Dataset entries
____________________

@@ -117,21 +149,29 @@
             store_slice<G, AKM>(As, tid, ra);
             store_slice<G, BKM>(Bs, tid, rb);
             __syncthreads();
-            for (int s = 0; s + 1 < nslice; ++s) {
-                const int cur = s & 1;
-                const int k0 = kfirst + (s + 1) * kstep;
-                ra = load_slice<G, AKM>(A, g.lda, m0, k0, tid);
-                rb = load_slice<G, BKM>(B, g.ldb, n0, k0, tid);
-                mfma_slice<WTM, WTN, AK, AT, BKS, BT>(ap0 + cur * G::OPER,
-                                                      bp0 + cur * G::OPER, acc);
-                const int nxt = cur ^ 1;
-                store_slice<G, AKM>(As + nxt * G::OPER, tid, ra);
-                store_slice<G, BKM>(Bs + nxt * G::OPER, tid, rb);
-                __syncthreads();
+            auto walk = [&](auto mode, int s0, int s1) {
+                for (int s = s0; s < s1; ++s) {
+                    const int cur = s & 1;
+                    const int k0 = kfirst + (s + 1) * kstep;
+                    ra = load_slice<G, AKM>(A, g.lda, m0, k0, tid);
+                    rb = load_slice<G, BKM>(B, g.ldb, n0, k0, tid);
+                    mfma_slice_at<decltype(mode)::value, WTM, WTN, AK, AT, BKS, BT>(
+                        ap0 + cur * G::OPER, bp0 + cur * G::OPER, acc, k0 - kstep, zs);
+                    const int nxt = cur ^ 1;
+                    store_slice<G, AKM>(As + nxt * G::OPER, tid, ra);
+                    store_slice<G, BKM>(Bs + nxt * G::OPER, tid, rb);
+                    __syncthreads();
+                }
+            };
+            const int body = nslice - 1;
+#pragma unroll 1
+            for (int round = 0; round < 2; ++round) {
+                walk(masked, round ? sB : 0, round ? body : min(sA, body));
+                walk(plain, round ? body : sA, round ? body : min(sB, body));
             }
             const int cur = (nslice - 1) & 1;
-            mfma_slice<WTM, WTN, AK, AT, BKS, BT>(ap0 + cur * G::OPER, bp0 + cur * G::OPER,
-                                                  acc);
+            mfma_slice_at<true, WTM, WTN, AK, AT, BKS, BT>(
+                ap0 + cur * G::OPER, bp0 + cur * G::OPER, acc, kfirst + (nslice - 1) * kstep, zs);
         } else {
             Regs<G::NLOAD> ra0, rb0, ra1, rb1;
             const int last = nslice - 1;
@@ -145,29 +185,40 @@
             store_slice<G, AKM>(As, tid, ra0);
             store_slice<G, BKM>(Bs, tid, rb0);
             __syncthreads();
-            for (int s = 0; s < nslice; s += 2) {
-                {
-                    const int k2 = kfirst + min(s + 2, last) * kstep;
-                    ra0 = load_slice<G, AKM>(A, g.lda, m0, k2, tid);
-                    rb0 = load_slice<G, BKM>(B, g.ldb, n0, k2, tid);
-                    mfma_slice<WTM, WTN, AK, AT, BKS, BT>(ap0, bp0, acc);
-                    store_slice<G, AKM>(As + G::OPER, tid, ra1);
-                    store_slice<G, BKM>(Bs + G::OPER, tid, rb1);
-                    __syncthreads();
+            auto walk = [&](auto mode, int s0, int s1) {
+                for (int s = s0; s < s1; s += 2) {
+                    {
+                        const int k2 = kfirst + min(s + 2, last) * kstep;
+                        ra0 = load_slice<G, AKM>(A, g.lda, m0, k2, tid);
+                        rb0 = load_slice<G, BKM>(B, g.ldb, n0, k2, tid);
+                        mfma_slice_at<decltype(mode)::value, WTM, WTN, AK, AT, BKS, BT>(
+                            ap0, bp0, acc, kfirst + s * kstep, zs);
+                        store_slice<G, AKM>(As + G::OPER, tid, ra1);
+                        store_slice<G, BKM>(Bs + G::OPER, tid, rb1);
+                        __syncthreads();
+                    }
+                    {
+                        const int k3 = kfirst + min(s + 3, last) * kstep;
+                        ra1 = load_slice<G, AKM>(A, g.lda, m0, k3, tid);
+                        rb1 = load_slice<G, BKM>(B, g.ldb, n0, k3, tid);
+                        mfma_slice_at<decltype(mode)::value, WTM, WTN, AK, AT, BKS, BT>(
+                            ap0 + G::OPER, bp0 + G::OPER, acc, kfirst + (s + 1) * kstep, zs);
+                        store_slice<G, AKM>(As, tid, ra0);
+                        store_slice<G, BKM>(Bs, tid, rb0);
+                        __syncthreads();
+                    }
                 }
-                {
-                    const int k3 = kfirst + min(s + 3, last) * kstep;
-                    ra1 = load_slice<G, AKM>(A, g.lda, m0, k3, tid);
-                    rb1 = load_slice<G, BKM>(B, g.ldb, n0, k3, tid);
-                    mfma_slice<WTM, WTN, AK, AT, BKS, BT>(ap0 + G::OPER, bp0 + G::OPER, acc);
-                    store_slice<G, AKM>(As, tid, ra0);
-                    store_slice<G, BKM>(Bs, tid, rb0);
-                    __syncthreads();
-                }
-            }
-        }
-    }
-
+            };
+            const int pA = (sA + 1) & ~1, pB = max(pA, sB & ~1);
+#pragma unroll 1
+            for (int round = 0; round < 2; ++round) {
+                walk(masked, round ? pB : 0, round ? nslice : pA);
+                walk(plain, round ? nslice : pA, round ? nslice : pB);
+            }
+        }
+    }
+
+    if (none) return;
 #pragma unroll
     for (int i = 0; i < WTM; ++i)
 #pragma unroll
@@ -359,6 +410,7 @@
 static int launch(hipStream_t s, const GemmArgs &g0, const LaunchCtx &lc, int part = 0)
 {
     GemmArgs g = g0;
+    g.zero_skip = gpx_env().zero_skip;
     const int structure = g.flags & (GEMM_UPPER_ONLY | GEMM_KLO_M | GEMM_KHI_M |
                                      GEMM_KLO_N | GEMM_KHI_N);
     g.tiles = nullptr;
diff --git a/pygp_amd/csrc/gemm_tile.h b/pygp_amd/csrc/gemm_tile.h
--- a/pygp_amd/csrc/gemm_tile.h
+++ b/pygp_amd/csrc/gemm_tile.h
@@ -84,3 +84,70 @@
                                                                  0, 0, 0);
     }
 }
+
+struct ZeroSkip {
+    int mfirst, nfirst;
+    int flags, kshift;
+    bool none;
+
+    template <int WT>
+    __device__ __forceinline__ unsigned live(int k, int first, bool lo, bool hi) const
+    {
+        unsigned m = 0;
+#pragma unroll
+        for (int t = 0; t < WT; ++t) {
+            const int f = first + 16 * t;
+            const bool dead = (lo && k + 15 < f - kshift) || (hi && k > f + 15);
+            m |= (dead ? 0u : 1u) << t;
+        }
+        return none ? 0u : m;
+    }
+    template <int WTM> __device__ __forceinline__ unsigned rows(int k) const
+    {
+        return live<WTM>(k, mfirst, flags & GEMM_KLO_M, flags & GEMM_KHI_M);
+    }
+    template <int WTN> __device__ __forceinline__ unsigned cols(int k) const
+    {
+        return live<WTN>(k, nfirst, flags & GEMM_KLO_N, flags & GEMM_KHI_N);
+    }
+};
+
+template <int WTM, int WTN, int AK, int AT, int BKS, int BT>
+__device__ __forceinline__ void mfma_slice_masked(const double *__restrict__ ap,
+                                                  const double *__restrict__ bp,
+                                                  v4d (&acc)[WTM][WTN], unsigned rm, unsigned cm)
+{
+#pragma unroll
+    for (int ks = 0; ks < BK / 4; ++ks) {
+        double a[WTM], b[WTN];
+#pragma unroll
+        for (int t = 0; t < WTM; ++t) a[t] = ap[ks * AK + t * AT];
+#pragma unroll
+        for (int t = 0; t < WTN; ++t) b[t] = bp[ks * BKS + t * BT];
+#pragma unroll
+        for (int i = 0; i < WTM; ++i)
+            if (rm >> i & 1) {
+#pragma unroll
+                for (int j = 0; j < WTN; ++j)
+                    if (cm >> j & 1) {
+                        asm volatile("");
+                        acc[i][j] = __builtin_amdgcn_mfma_f64_16x16x4f64(a[i], b[j], acc[i][j],
+                                                                         0, 0, 0);
+                    }
+            }
+    }
+}
+
+template <bool MASKED, int WTM, int WTN, int AK, int AT, int BKS, int BT>
+__device__ __forceinline__ void mfma_slice_at(const double *__restrict__ ap,
+                                              const double *__restrict__ bp,
+                                              v4d (&acc)[WTM][WTN], int k, const ZeroSkip &z)
+{
+    if constexpr (!MASKED) {
+        mfma_slice<WTM, WTN, AK, AT, BKS, BT>(ap, bp, acc);
+    } else {
+        const unsigned rm = __builtin_amdgcn_readfirstlane(z.rows<WTM>(k));
+        const unsigned cm = __builtin_amdgcn_readfirstlane(z.cols<WTN>(k));
+        mfma_slice_masked<WTM, WTN, AK, AT, BKS, BT>(ap, bp, acc, rm, cm);
+    }
+}
diff --git a/pygp_amd/csrc/gpx_env.h b/pygp_amd/csrc/gpx_env.h
--- a/pygp_amd/csrc/gpx_env.h
+++ b/pygp_amd/csrc/gpx_env.h
@@ -15,6 +15,7 @@
     X(int, aux, "GPX_AUX", 1)                                                   \
     X(int, lead_build, "GPX_LEAD_BUILD", 1)                                     \
     X(int, defer_kinv, "GPX_DEFER_KINV", 1)                                     \
+    X(int, trailing_merge, "GPX_TRAILING_MERGE", 1)                             \
     X(int, invcol_early, "GPX_INVCOL_EARLY", -1)                                \
     X(int, overlap_nosplit, "GPX_OVERLAP_NOSPLIT", 1)                           \
     X(int, grad_whole, "GPX_GRAD_WHOLE", 4096)                                  \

____________________

If a line in the entries holds the word "void", count it. Report the total only.

- _Response to this exercise_
2